Atteint d’un cancer à un stade avancé, l’architecte David Miller choisit d’aller se donner tranquillement la mort dans un motel qu’il a lui-même dessiné dans les années 60. Alors que son fils refuse à la dernière minute d’être le témoin légale de son suicide assisté, Miller et sa « passeuse » essayent de convaincre le jeune prostitué slave de la chambre d’à côté d’occuper ce poste.

La résignation à la mort n’est donc pas une fin, mais une quête initiale que des obstacles hétéroclites et tenaces empêchent le héros d’accomplir.

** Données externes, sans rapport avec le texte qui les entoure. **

#ifndef HPMVS_PARK_AUX
#define HPMVS_PARK_AUX 0
#endif
#ifndef HPMVS_PROXY
#define HPMVS_PROXY 0
#endif
constexpr int kAuxDoubles = 64;
constexpr int kAuxVal = 18;
constexpr int kAuxGrabs = 25;
constexpr int kAuxCtx = 64;
constexpr int kMaxExtra = 7;
typedef __attribute__((address_space(1))) double gdouble;
typedef __attribute__((address_space(1))) float gfloat;
__device__ __forceinline__ void page_in(const uint4* __restrict__ park, uint4* hpmvs_region) {
    const char* g = (const char*)(park + lane_id());
#pragma unroll
    for (int c4 = 0; c4 < HPMVS_REGION_KIB; c4 += 4) {
        asm volatile("" : "+v"(g));
        auto lds = (__attribute__((address_space(3))) void*)(hpmvs_region + c4 * 64);
        auto src = (const __attribute__((address_space(1))) void*)g;
        __builtin_amdgcn_global_load_lds(src, lds, 16, 0, HPMVS_PARK_AUX);
        if (c4 + 1 < HPMVS_REGION_KIB) __builtin_amdgcn_global_load_lds(src, lds, 16, 1024, HPMVS_PARK_AUX);
        if (c4 + 2 < HPMVS_REGION_KIB) __builtin_amdgcn_global_load_lds(src, lds, 16, 2048, HPMVS_PARK_AUX);
        if (c4 + 3 < HPMVS_REGION_KIB) __builtin_amdgcn_global_load_lds(src, lds, 16, 3072, HPMVS_PARK_AUX);
        g += 4096;
    }
    asm volatile("s_waitcnt vmcnt(0)" ::: "memory");
}
#ifndef HPMVS_PARK_NT_STORE
#define HPMVS_PARK_NT_STORE 0
#endif
#if HPMVS_PARK_NT_STORE
#define HPMVS_PARK_ST(dst, v) __builtin_nontemporal_store((v), &(dst))
#else
#define HPMVS_PARK_ST(dst, v) (dst) = (v)
#endif
__device__ __attribute__((noinline)) void page_out(uint4* __restrict__ park, int region_index) {
    typedef unsigned int u4 __attribute__((ext_vector_type(4)));
    typedef __attribute__((address_space(1))) u4 gu4;
    const int lane = lane_id();
    const u4* region = (const u4*)(hpmvs_dyn + region_index * HPMVS_REGION_16);
    gu4* out = (gu4*)(unsigned long long)park;
    int c = 0;
#pragma unroll
    for (; c + 8 <= HPMVS_REGION_KIB; c += 8) {
        const u4 v0 = region[(c + 0) * 64 + lane], v1 = region[(c + 1) * 64 + lane], v2 = region[(c + 2) * 64 + lane],
                    v3 = region[(c + 3) * 64 + lane], v4 = region[(c + 4) * 64 + lane], v5 = region[(c + 5) * 64 + lane],
                    v6 = region[(c + 6) * 64 + lane], v7 = region[(c + 7) * 64 + lane];
        __builtin_amdgcn_sched_barrier(0);
        HPMVS_PARK_ST(out[(c + 0) * 64 + lane], v0); HPMVS_PARK_ST(out[(c + 1) * 64 + lane], v1); HPMVS_PARK_ST(out[(c + 2) * 64 + lane], v2); HPMVS_PARK_ST(out[(c + 3) * 64 + lane], v3);
        HPMVS_PARK_ST(out[(c + 4) * 64 + lane], v4); HPMVS_PARK_ST(out[(c + 5) * 64 + lane], v5); HPMVS_PARK_ST(out[(c + 6) * 64 + lane], v6); HPMVS_PARK_ST(out[(c + 7) * 64 + lane], v7);
        __builtin_amdgcn_sched_barrier(0);
    }
#pragma unroll
    for (; c < HPMVS_REGION_KIB; c++) { const u4 v = region[c * 64 + lane]; HPMVS_PARK_ST(out[c * 64 + lane], v); }
}

}

__device__ __forceinline__ unsigned long long ld_host64(const unsigned long long* p) {
    return __hip_atomic_load(p, __ATOMIC_RELAXED, __HIP_MEMORY_SCOPE_SYSTEM);
}

#ifndef HPMVS_WAVES_PER_EU
#define HPMVS_WAVES_PER_EU 2
#endif
#ifndef HPMVS_BQ_PRIO
#define HPMVS_BQ_PRIO 3
#endif
#ifndef HPMVS_LOCK_SLEEP
#define HPMVS_LOCK_SLEEP 8
#endif
#ifndef HPMVS_A_PRIO
#define HPMVS_A_PRIO 2
#endif
template <bool SERVICE, int W, int R>
__device__ __forceinline__ void optimize_body(DevScene sc, DevOptions o, DevBatch b, int32_t* queue) {
    const int lane = lane_id();
    const int wv = (int)(threadIdx.x >> 6);
    int* const hpmvs_lock = (int*)(hpmvs_dyn + R * HPMVS_REGION_16);
    const int n_wgs = (int)gridDim.x;
    const int gw = wv * n_wgs + (int)blockIdx.x;
    uint16_t* lists = (uint16_t*)((char*)queue + kCounterBytes) + (size_t)gw * kP * kRow;
    uint16_t* row = &lists[(lane < kP ? lane : 0) * kRow];
    uint4* park = (uint4*)((char*)queue + kCounterBytes + (size_t)W * n_wgs * kP * kRow * sizeof(uint16_t)) + (size_t)gw * kPark16;
#if HPMVS_COLD_GLOBAL
    char* cold = (char*)queue + kCounterBytes + (size_t)W * n_wgs * kP * kRow * sizeof(uint16_t) + (size_t)W * n_wgs * kPark16 * 16 +
                 (size_t)W * n_wgs * kP * kRow * sizeof(float) + (size_t)gw * BQ_NCOLD * kP * sizeof(double);
    {
// ... 17 lines not shown
    int px_k = 0;

    constexpr bool service = SERVICE;
    const int per_wg = (b.n + n_wgs - 1) / n_wgs;
    int quota = per_wg - wv * kP;
    quota = quota < 0 ? 0 : (quota < kP ? quota : kP);
#if HPMVS_SPREAD_SOLO
    if (4 * per_wg <= 3 * R * kP) {
        const int a = per_wg < R ? per_wg : R;
        quota = wv < a ? per_wg / a + (wv < per_wg % a ? 1 : 0) : 0;
    }
#endif
#if HPMVS_STATIC_SLOTS
    constexpr bool can_static = !SERVICE && (W % R == 0) && (W / R > 1);
    constexpr int kS = kP / (W / R > 0 ? W / R : 1);
    bool stat = false;
    if (can_static && per_wg <= HPMVS_STATIC_MAX_PER_WG(W, kS)) {
        stat = true;
        const int a = per_wg < W ? per_wg : W;
        quota = wv < a ? per_wg / a + (wv < per_wg % a ? 1 : 0) : 0;
    }
#endif
    if (service) quota = wv == 0 ? (b.svc_lanes < kP ? b.svc_lanes : kP) : 0;
    if (threadIdx.x <= R) hpmvs_lock[threadIdx.x] = 0;
    __syncthreads();
    if (quota == 0) {
        if (lane == 0) atomicOr(&hpmvs_lock[R], 1 << wv);
        return;
    }
    __builtin_amdgcn_s_setprio(HPMVS_A_PRIO);
    bool held = false, solo = false;
    int reg = 0;
    bool parked = false;
    int stage = (lane < quota) ? S_FETCH : S_IDLE;
    int idx = -1, nimg = 0, ii = 0, refindex = -1, ngrabs = 0, fail_stage = 0, nl_result = 0;
    float c0[3] = {0, 0, 0}, n0[3] = {0, 0, 0};
    float c[3] = {0, 0, 0}, n[3] = {0, 0, 1};
    float scale = 1.0f, refbest = 0.0f;
    OptFields F;
    Bobyqa3 B;
    B.slot = lane < kP ? lane : 0;
    B.slot_i = B.slot;
#if HPMVS_STATIC_SLOTS
    if (stat) {
        reg = wv / (W / R);
        const int sl = (lane < kS ? lane : 0) + (wv % (W / R)) * kS;
        B.slot = sl + reg * (HPMVS_REGION_16 * 2);
        B.slot_i = sl + reg * (HPMVS_REGION_16 * 4);
        held = true; solo = true;
    }
#endif
#if HPMVS_COLD_GLOBAL
    B.coff = (unsigned)B.slot * 8u;
    B.coldp = cold;
    B.cold = __builtin_amdgcn_make_buffer_rsrc(cold, 0, BQ_NCOLD * BQ_CSTRIDE * 8, 0x00020000);
#endif
    float ax[3] = {0, 0, 0}, ay[3] = {0, 0, 0}, az[3] = {0, 0, 1};
    int op = OP_NONE, req_ref = 0, req_robust = 0;
    float req_thr = 0.0f;
    double res_f = 0.0;
    unsigned long long res_mask = 0ull;
    float res_sum = 0.0f;
    const double lbv[3] = {-HUGE_VAL, -23.99999, -23.99999};
    const double ubv[3] = {HUGE_VAL, 23.99999, 23.99999};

En se focalisant sur son trio typé – le vieil homme blasé, la femme revêche et le jeune homme libéré – et en ne déviant pas trop de son système de vaudeville, le film laisse finalement le temps à une question sérieuse – pourquoi choisir de mourir, comment et où ? – de faire son chemin sans être assénée au détour de chaque plan ou de chaque dialogue.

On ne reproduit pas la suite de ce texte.